CRD and Energy Technologies Area Staff and Korean Collaborators Win Best Paper Award
A team of researchers from CRD’s Scientific Data Management Group and the Energy Technologies Area with collaborators in South Korea have won the Best Paper Award at 2015 International Conference on Big Data Intelligence and Computing (DataCom 2015) to be held Dec. 19-21 in Chengdu, China. The paper, "Extracting Baseline Electricity Usage Using Gradient Tree Boosting," was written by Taehoon Kim, who was at Berkeley Lab as a summer student; Dongeun Lee and Jaesik Choi; all of the Statistical Artificial Intelligence Lab at UNIST in Korea and research affiliates with CRD; Anna Spurlock, an environmental economist in the Energy Efficiency Standards Group and the Electricity Markets and Policy Group in ETA; Alex Sim of the Scientific Data Management Group (SDM); Annika Todd, an experimental and behavioral economist in ETA who conducts research and analysis on energy efficiency, demand response and smart grid topics; and SDM Group Leader Kesheng John Wu.
Berkeley Lab, NERSC Researchers Explore Frontiers of Deep Learning for Science
Deep learning is not a new concept in academic circles or behind the scenes at “Big Data” companies like Google and Facebook, where algorithms for automated pattern recognition are a fundamental part of the infrastructure. But when it comes to applying these same tools to the extra-large scientific datasets that pass through the supercomputers at the National Energy Research Scientific Computing Center (NERSC) on a daily basis, it’s a different story.
Now a collaborative effort at Berkeley Lab is working to change this scenario by applying deep learning software tools developed for high performance computing environments to a number of "grand challenge: science problems running computations at NERSC and other supercomputing facilities. »Read more.
ESnet's Greg Bell Talks with HPCwire about What Makes a Great Network
Intrigued by the growing role of networking as an instrument of discovery, Tiffany Trader of the online newsletter HPCwire recently interviewed ESnet Director Greg Bell about what it takes to operate DOE’s international network.
In the article, Bell talks about the range of expertise ESnet’s staff brings to the table: “The network engineers on call 24-7, a cybersecurity team, storage experts, data collection and data analysis activities, and efforts engaged in building out the network. There is a team of people who build software tools to help the network be less of a black box. Then there is another team focused just on science engagement, helping scientists make the best possible use of the network and raising expectations about the network capabilities.”

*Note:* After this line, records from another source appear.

template <int NT, int IN_SD, int OUT_SD>
__global__ void __launch_bounds__(SdCfg<NT, IN_SD>::THREADS, 1) conv_sd_kernel(const ConvSdParams p) {
    using C = SdCfg<NT, IN_SD>;
    constexpr int NB = C::NB, NH = C::NH, SB = C::SB, WGT_WARP = SD_WGT_WARP;
    constexpr int BAR_AFULL = 0, BAR_AEMPTY = SD_MAXNA, BAR_BFULL = 2 * SD_MAXNA, BAR_BEMPTY = BAR_BFULL + SD_MAXNBS;
    constexpr int BAR_TILE = BAR_BEMPTY + SD_MAXNBS, NBARS = BAR_TILE + SD_TRING;
    extern __shared__ __align__(128) unsigned char smem[];
    __shared__ __align__(8) unsigned long long bars[NBARS];
    __shared__ int tile_ring[SD_TRING];
    __shared__ __align__(16) float bias_s[128];

    const int tid = threadIdx.x, lane = tid & 31;
    const int warp = __shfl_sync(0xffffffffu, tid >> 5, 0);
    const int NA = p.NA, NBS = p.nbs, nchunks = p.nchunks;
    const bool resident = p.resident != 0;
    const int n_samples = p.d_n ? min(*p.d_n, p.n) : p.n;
    const int n_tiles = (int)(((long long)n_samples * p.rs + SD_BM - 1) / SD_BM);
    float *const stage = reinterpret_cast<float *>(smem + (size_t)NA * SD_CHUNK + (size_t)NBS * C::B_STAGE);

    if (tid == 0) {
        for (int s = 0; s < SD_MAXNA; ++s) {
            mbar_init(smem_u32(&bars[BAR_AFULL + s]), IN_SD ? 1 : SD_NL);
            mbar_init(smem_u32(&bars[BAR_AEMPTY + s]), SD_NC);
        }
        for (int s = 0; s < SD_MAXNBS; ++s) {
            mbar_init(smem_u32(&bars[BAR_BFULL + s]), 1);
            mbar_init(smem_u32(&bars[BAR_BEMPTY + s]), SD_NC);
        }
        for (int s = 0; s < SD_TRING; ++s) mbar_init(smem_u32(&bars[BAR_TILE + s]), 1);
        asm volatile("fence.mbarrier_init.release.cluster;" ::: "memory");
    }
    if (threadIdx.x < 128) bias_s[threadIdx.x] = (int)threadIdx.x < p.Cout ? __ldg(p.bias + threadIdx.x) : 0.0f;
    __syncthreads();
    uint32_t a_base = smem_u32(smem);
    uint32_t b_base = a_base + (uint32_t)NA * SD_CHUNK;
    uint32_t bar_base = smem_u32(&bars[0]);
    asm volatile("" : "+r"(a_base), "+r"(b_base), "+r"(bar_base));

    const bool dyn = IN_SD && p.tile_ctr != nullptr;
    auto tile_of = [&](uint32_t k) -> int {
        if (!dyn) { const long long t = (long long)blockIdx.x + (long long)k * gridDim.x; return t < n_tiles ? (int)t : -1; }
        mbar_wait(bar_base + 8u * (BAR_TILE + (k & (SD_TRING - 1))), (k / SD_TRING) & 1u);
        return tile_ring[k & (SD_TRING - 1)];
    };

    if (warp < SD_NC) {
        setmaxnreg_inc<C::MMA_REGS>();
        const int wg = warp >> 2, tl = tid & 127;
        const int r0 = wg * 64 + (warp & 3) * 16 + (lane >> 2);
        const int cq = 2 * (lane & 3);
        constexpr uint32_t DESC_HI = 128u >> 4;
        constexpr uint32_t A_LBO = ((uint32_t)SD_KBYTES >> 4) << 16;
        constexpr uint32_t B_LBO = ((uint32_t)(2 * NT * 16) >> 4) << 16;
        constexpr uint32_t A_SPLIT = (2u * SD_KBYTES) >> 4, B_TAP16 = (64u * NT) >> 4, B_LO16 = (uint32_t)(NT * 16) >> 4;
        const uint32_t a0 = ((a_base + (uint32_t)wg * 64u * 16u) >> 4) | A_LBO;
        const uint32_t b0 = (b_base >> 4) | B_LBO;
        const uint32_t Wrow = (uint32_t)p.W;
        float run[NT / 2], acc[NB];
        uint32_t slot = 0, a_par = 0, q = 0, k = 0;
        for (int t = tile_of(0); t >= 0; t = tile_of(++k)) {
#pragma unroll
            for (int i = 0; i < NT / 2; ++i) run[i] = bias_s[(i / (NB / 2)) * NB + 8 * ((i % (NB / 2)) >> 2) + cq + (i & 1)];
            for (int c = 0; c < nchunks; ++c) {
                mbar_wait(bar_base + 8u * (BAR_AFULL + slot), a_par);
                const uint32_t ac = a0 + slot * ((uint32_t)SD_CHUNK >> 4);
                const uint32_t q0 = resident ? (uint32_t)c * 3u : q;
#pragma unroll
                for (int h = 0; h < NH; ++h) {
                    wgmma_fence();
#pragma unroll
                    for (int g = 0; g < 3; ++g) {
                        const uint32_t sq = q0 + (uint32_t)g, sb = sq % (uint32_t)NBS;
                        if (h == 0) mbar_wait(bar_base + 8u * (BAR_BFULL + sb), resident ? 0u : (sq / (uint32_t)NBS) & 1u);
                        const uint32_t bg = b0 + sb * ((uint32_t)C::B_STAGE >> 4);
#pragma unroll
                        for (int tt = 0; tt < 3; ++tt) {
                            const uint32_t ah = ac + (uint32_t)g * Wrow + (uint32_t)tt, al = ah + A_SPLIT;
                            const uint32_t bh = bg + (uint32_t)tt * B_TAP16 + (uint32_t)(h * NB), bl = bh + B_LO16;
                            const uint32_t acc_on = (g == 0 && tt == 0) ? 0u : 1u;
                            wgmma_f16<NB>(acc, gmma_desc(ah, DESC_HI), gmma_desc(bh, DESC_HI), acc_on);
                            if constexpr (NT < 128) {
                                wgmma_f16<NB>(acc + NB / 2, gmma_desc(ah, DESC_HI), gmma_desc(bl, DESC_HI), acc_on);
                                wgmma_f16<NB>(acc + NB / 2, gmma_desc(al, DESC_HI), gmma_desc(bh, DESC_HI), 1u);
                            } else {
                                wgmma_f16<NB>(acc + NB / 2, gmma_desc(al, DESC_HI), gmma_desc(bh, DESC_HI), acc_on);
                                wgmma_f16<NB>(acc + NB / 2, gmma_desc(ah, DESC_HI), gmma_desc(bl, DESC_HI), 1u);
                            }
                        }
                    }
                    wgmma_commit();
                    wgmma_wait<0>();
                    wgmma_fence_regs<NB>(acc);
#pragma unroll
                    for (int i = 0; i < NB / 2; ++i) run[h * (NB / 2) + i] += fmaf(acc[NB / 2 + i], 0.00048828125f, acc[i]);
                }
                __syncwarp();
                if (lane == 0) {
                    mbar_arrive(bar_base + 8u * (BAR_AEMPTY + slot));
                    if (!resident)
                        for (int g = 0; g < 3; ++g) mbar_arrive(bar_base + 8u * (BAR_BEMPTY + (q0 + (uint32_t)g) % (uint32_t)NBS));
                }
                if (++slot == (uint32_t)NA) { slot = 0; a_par ^= 1u; }
                if (!resident) q += 3;
            }
#pragma unroll
            for (int h = 0; h < NT / SB; ++h) {
                asm volatile("bar.sync %0, 128;" ::"r"(1 + wg) : "memory");
#pragma unroll
                for (int i = 0; i < SB / 2; i += 2) {
                    const int col = 8 * (i >> 2) + cq, row = r0 + ((i & 2) ? 8 : 0);
                    *reinterpret_cast<float2 *>(stage + ((size_t)(col >> 2) * SD_BM + row) * 4 + (col & 3)) =
                        make_float2(run[h * (SB / 2) + i], run[h * (SB / 2) + i + 1]);
                }
                asm volatile("bar.sync %0, 128;" ::"r"(1 + wg) : "memory");
                const int row = wg * 64 + (tl & 63), cs = (tl >> 6) * (SB / 2);
                const float4 *st4 = reinterpret_cast<const float4 *>(stage);
                sd_store_rows<SB / 2, OUT_SD>(p, t, row, h * SB + cs, n_samples, [&](int cc, float (&r)[8]) {
                    const float4 u0 = st4[((cs + cc) >> 2) * SD_BM + row], u1 = st4[(((cs + cc) >> 2) + 1) * SD_BM + row];
                    r[0] = u0.x; r[1] = u0.y; r[2] = u0.z; r[3] = u0.w; r[4] = u1.x; r[5] = u1.y; r[6] = u1.z; r[7] = u1.w;
                });
            }
        }
    } else {
        setmaxnreg_dec<C::PROD_REGS>();
        if (warp < WGT_WARP) {
            if (IN_SD) {
                if (warp == SD_NC && lane == 0) {
                    uint32_t slot = 0, par = 0, round = 0;
                    for (uint32_t k = 0;; ++k) {
                        int t;
                        if (dyn) {
                            t = atomicAdd(p.tile_ctr, 1);
                            if (t >= n_tiles) t = -1;
                            tile_ring[k & (SD_TRING - 1)] = t;
                            mbar_arrive(bar_base + 8u * (BAR_TILE + (k & (SD_TRING - 1))));
                        } else {
                            t = tile_of(k);
                        }
                        if (t < 0) break;
                        for (int c = 0; c < nchunks; ++c) {
                            if (round) mbar_wait(bar_base + 8u * (BAR_AEMPTY + slot), par ^ 1u);
                            mbar_arrive_expect_tx(bar_base + 8u * (BAR_AFULL + slot), 4u * (uint32_t)SD_KBYTES);
                            const unsigned char *src = reinterpret_cast<const unsigned char *>(p.in_sd) + ((size_t)(c * 4) * p.rows_in + (size_t)t * SD_BM) * 16;
#pragma unroll
                            for (int im = 0; im < 4; ++im)
                                bulk_g2s(a_base + slot * (uint32_t)SD_CHUNK + (uint32_t)im * SD_KBYTES, src + (size_t)im * p.rows_in * 16, (uint32_t)SD_KBYTES,
                                         bar_base + 8u * (BAR_AFULL + slot));
                            if (++slot == (uint32_t)NA) { slot = 0; par ^= 1u; round = 1; }
                        }
                    }
                }
                __syncwarp();
            } else {
                constexpr int ITEMS = (2 * SD_AROWS + SD_NL * 32 - 1) / (SD_NL * 32);
                const int ltid = tid - SD_NC * 32;
                const float4 *in4 = reinterpret_cast<const float4 *>(p.in);
                float amax = 0.0f;
                float4 cur[ITEMS][2], nxt[ITEMS][2];
                auto issue = [&](int t, int c, float4 (&v)[ITEMS][2]) {
                    const long long p0 = (long long)t * SD_BM;
#pragma unroll
                    for (int m = 0; m < ITEMS; ++m) {
                        const int idx = ltid + m * SD_NL * 32;
                        v[m][0] = make_float4(0.f, 0.f, 0.f, 0.f);
                        v[m][1] = v[m][0];
                        if (idx < 2 * SD_AROWS) {
                            const int h = idx >= SD_AROWS ? 1 : 0, r = idx - h * SD_AROWS;
                            const long long pr = p0 + r;
                            const int s = (int)(pr / p.rs), q = (int)(pr - (long long)s * p.rs);
                            const int yp = q / 22, xp = q - yp * 22;
                            if (s < n_samples && (yp != 0 || !p.cyl) && !p.fa) {
                                const int xx = xp == 0 ? 19 : (xp == 21 ? 0 : xp - 1);
                                int pos = p.cyl ? (yp - 1) * 20 + xx : q, g0;
                                if (p.is3d) { pos += c * 140; g0 = h * 2; } else { g0 = c * 4 + h * 2; }
                                const float4 *src = in4 + ((size_t)s * p.G_in + g0) * p.S_in + pos;
                                v[m][0] = __ldg(src);
                                v[m][1] = __ldg(src + p.S_in);
                            }
                        }
                    }
                };
                int j = 0;
                int t = blockIdx.x, c = 0;
                if (t < n_tiles) issue(t, 0, cur);
                while (t < n_tiles) {
                    int tn = t, cn = c + 1;
                    if (cn == nchunks) { cn = 0; tn = t + gridDim.x; }
                    if (tn < n_tiles) issue(tn, cn, nxt);
                    const int slot = j % NA;
                    if (j >= NA) mbar_wait(bar_base + 8u * (BAR_AEMPTY + slot), (uint32_t)(((j / NA) - 1) & 1));
                    unsigned char *dst = smem + (size_t)slot * SD_CHUNK;
                    if (p.fa) {
                        const long long p0 = (long long)t * SD_BM;
                        const int kk = c >> 1, cb = (c & 1) * 4;
                        float4 va[ITEMS][2], vb[ITEMS][2];
#pragma unroll
                        for (int m = 0; m < ITEMS; ++m) {
                            const int idx = ltid + m * SD_NL * 32;
                            va[m][0] = va[m][1] = vb[m][0] = vb[m][1] = make_float4(0.f, 0.f, 0.f, 0.f);
                            if (idx < 2 * SD_AROWS) {
                                const int h = idx >= SD_AROWS ? 1 : 0, r = idx - h * SD_AROWS;
                                const long long pr = p0 + r;
                                const int s = (int)(pr / 324), q = (int)(pr - (long long)s * 324);
                                const int nn = q / 18, ll = q - nn * 18;
                                if (s < n_samples) {
                                    int sh = ll - nn;
                                    sh = sh < 0 ? sh + 20 : sh;
                                    const float4 *sa = reinterpret_cast<const float4 *>(p.fa) + ((size_t)s * 8 + cb + h * 2) * 60 + kk * 20 + sh;
                                    const float4 *sb = reinterpret_cast<const float4 *>(p.fb) + ((size_t)s * 8 + cb + h * 2) * 54 + kk * 18 + ll;
                                    va[m][0] = __ldg(sa); va[m][1] = __ldg(sa + 60);
                                    vb[m][0] = __ldg(sb); vb[m][1] = __ldg(sb + 54);
                                }
                            }
                        }
#pragma unroll
                        for (int m = 0; m < ITEMS; ++m) {
                            cur[m][0] = make_float4(fmaxf(va[m][0].x - vb[m][0].x, 0.f), fmaxf(va[m][0].y - vb[m][0].y, 0.f), fmaxf(va[m][0].z - vb[m][0].z, 0.f),
                                                    fmaxf(va[m][0].w - vb[m][0].w, 0.f));
                            cur[m][1] = make_float4(fmaxf(va[m][1].x - vb[m][1].x, 0.f), fmaxf(va[m][1].y - vb[m][1].y, 0.f), fmaxf(va[m][1].z - vb[m][1].z, 0.f),
                                                    fmaxf(va[m][1].w - vb[m][1].w, 0.f));
                        }
                    }
#pragma unroll
                    for (int m = 0; m < ITEMS; ++m) {
                        const int idx = ltid + m * SD_NL * 32;
                        if (idx < 2 * SD_AROWS) {
                            const int h = idx >= SD_AROWS ? 1 : 0, r = idx - h * SD_AROWS;
                            const float xs[8] = {cur[m][0].x, cur[m][0].y, cur[m][0].z, cur[m][0].w, cur[m][1].x, cur[m][1].y, cur[m][1].z, cur[m][1].w};
                            uint32_t hi[4], lo[4];
#pragma unroll
                            for (int e = 0; e < 4; ++e) {
                                const __half2 hh = __floats2half2_rn(xs[2 * e], xs[2 * e + 1]);
                                const float2 hf = __half22float2(hh);
                                const __half2 ll = __floats2half2_rn((xs[2 * e] - hf.x) * 2048.0f, (xs[2 * e + 1] - hf.y) * 2048.0f);
                                hi[e] = *reinterpret_cast<const uint32_t *>(&hh);
                                lo[e] = *reinterpret_cast<const uint32_t *>(&ll);
                                amax = fmaxf(amax, fmaxf(fabsf(xs[2 * e]), fabsf(xs[2 * e + 1])));
                            }
                            *reinterpret_cast<uint4 *>(dst + (size_t)h * SD_KBYTES + (size_t)r * 16) = make_uint4(hi[0], hi[1], hi[2], hi[3]);
                            *reinterpret_cast<uint4 *>(dst + (size_t)(2 + h) * SD_KBYTES + (size_t)r * 16) = make_uint4(lo[0], lo[1], lo[2], lo[3]);
                        }
                    }
                    asm volatile("fence.proxy.async.shared::cta;" ::: "memory");
                    __syncwarp();
                    if (lane == 0) mbar_arrive(bar_base + 8u * (BAR_AFULL + slot));
#pragma unroll
                    for (int m = 0; m < ITEMS; ++m) { cur[m][0] = nxt[m][0]; cur[m][1] = nxt[m][1]; }
                    t = tn; c = cn; ++j;
                }
                if (!(amax < 65000.0f) && p.flag) atomicOr(p.flag, 1);
            }
        } else {
            if (lane == 0) {
                const int n_st = nchunks * 3;
                uint32_t q = 0;
                for (uint32_t k = 0; tile_of(k) >= 0; ++k) {
                    if (resident && k >= 1) break;
                    for (int s = 0; s < n_st; ++s, ++q) {
                        const uint32_t sb = q % (uint32_t)NBS, use = q / (uint32_t)NBS;
                        if (use > 0) mbar_wait(bar_base + 8u * (BAR_BEMPTY + sb), (use - 1) & 1u);
                        mbar_arrive_expect_tx(bar_base + 8u * (BAR_BFULL + sb), (uint32_t)C::B_STAGE);
                        bulk_g2s(b_base + sb * (uint32_t)C::B_STAGE, reinterpret_cast<const unsigned char *>(p.w) + (size_t)s * C::B_STAGE,
                                 (uint32_t)C::B_STAGE, bar_base + 8u * (BAR_BFULL + sb));
                    }
                }
            }
            __syncwarp();
        }
    }
    __syncthreads();
    if (dyn && tid == 0) {
        __threadfence();
        if (atomicAdd(p.tile_ctr + 1, 1) == (int)gridDim.x - 1) { p.tile_ctr[0] = 0; p.tile_ctr[1] = 0; __threadfence(); }
    }
}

Get a Move On and Make it to the CS Moving Party on Friday, Dec. 18
Friday, Dec. 18, is moving day for CS staff who will be occupying Wang Hall. After you’ve packed up that last box, take a break and wander over to Wang Hall for a snack, some pre-holiday cheer and your last chance to see the building before it fills up. All CS staff are invited so wander over and partake of some refreshments in the main conference room from 2:30 to 4 p.m.
Link of the Week: The Perfect Holiday Gift for that Dog Lover Who's Really into the Soviet Space Program
In 1957, a dog found wandering the streets of Moscow became the first Earth-born creature in space. Although Laika died during her journey, she helped launch a program in which eight other Soviet dogs rocketed to worldwide fame. Their images adorned toys, postcards, candy packages, books and more. A new book, Soviet Space Dogs, highlights these early stars of space travel with a collection of great images.
This Week's CS Seminars
PATHA: Performance Analysis Tool for HPC Applications
Wednesday, December 16, 2015, 11 a.m.-12 p.m., Bldg. 50F, Room 1647
Wucherl (William) Yoo, Scientific Data Management Group, Berkeley Lab
Large science projects rely on complex workflows to analyze terabytes or petabytes of data. These jobs are often running over thousands of CPU cores and simultaneously performing data accesses, data movements, and computation. It is difficult to identify bottlenecks or to debug the performance issues in these large workflows. To address these challenges, we have developed Performance Analysis Tool for HPC Applications (PATHA) using the state-of-art open source big data processing tools. Our framework can ingest system logs to extract key performance measures, and apply the most sophisticated statistical tools and data mining methods on the performance data. It utilizes an efficient data processing engine to allow users to interactively analyze a large amount of different types of logs and measurements. To illustrate the functionality of PATHA, we conduct a case study on the workflows from an astronomy project known as the Palomar Transient Factory (PTF). Our study processed 1.6 TB of system logs collected on the NERSC supercomputer Edison. Using PATHA, we were able to identify performance bottlenecks, which reside in three tasks of PTF workflow with the dependency on the density of celestial objects.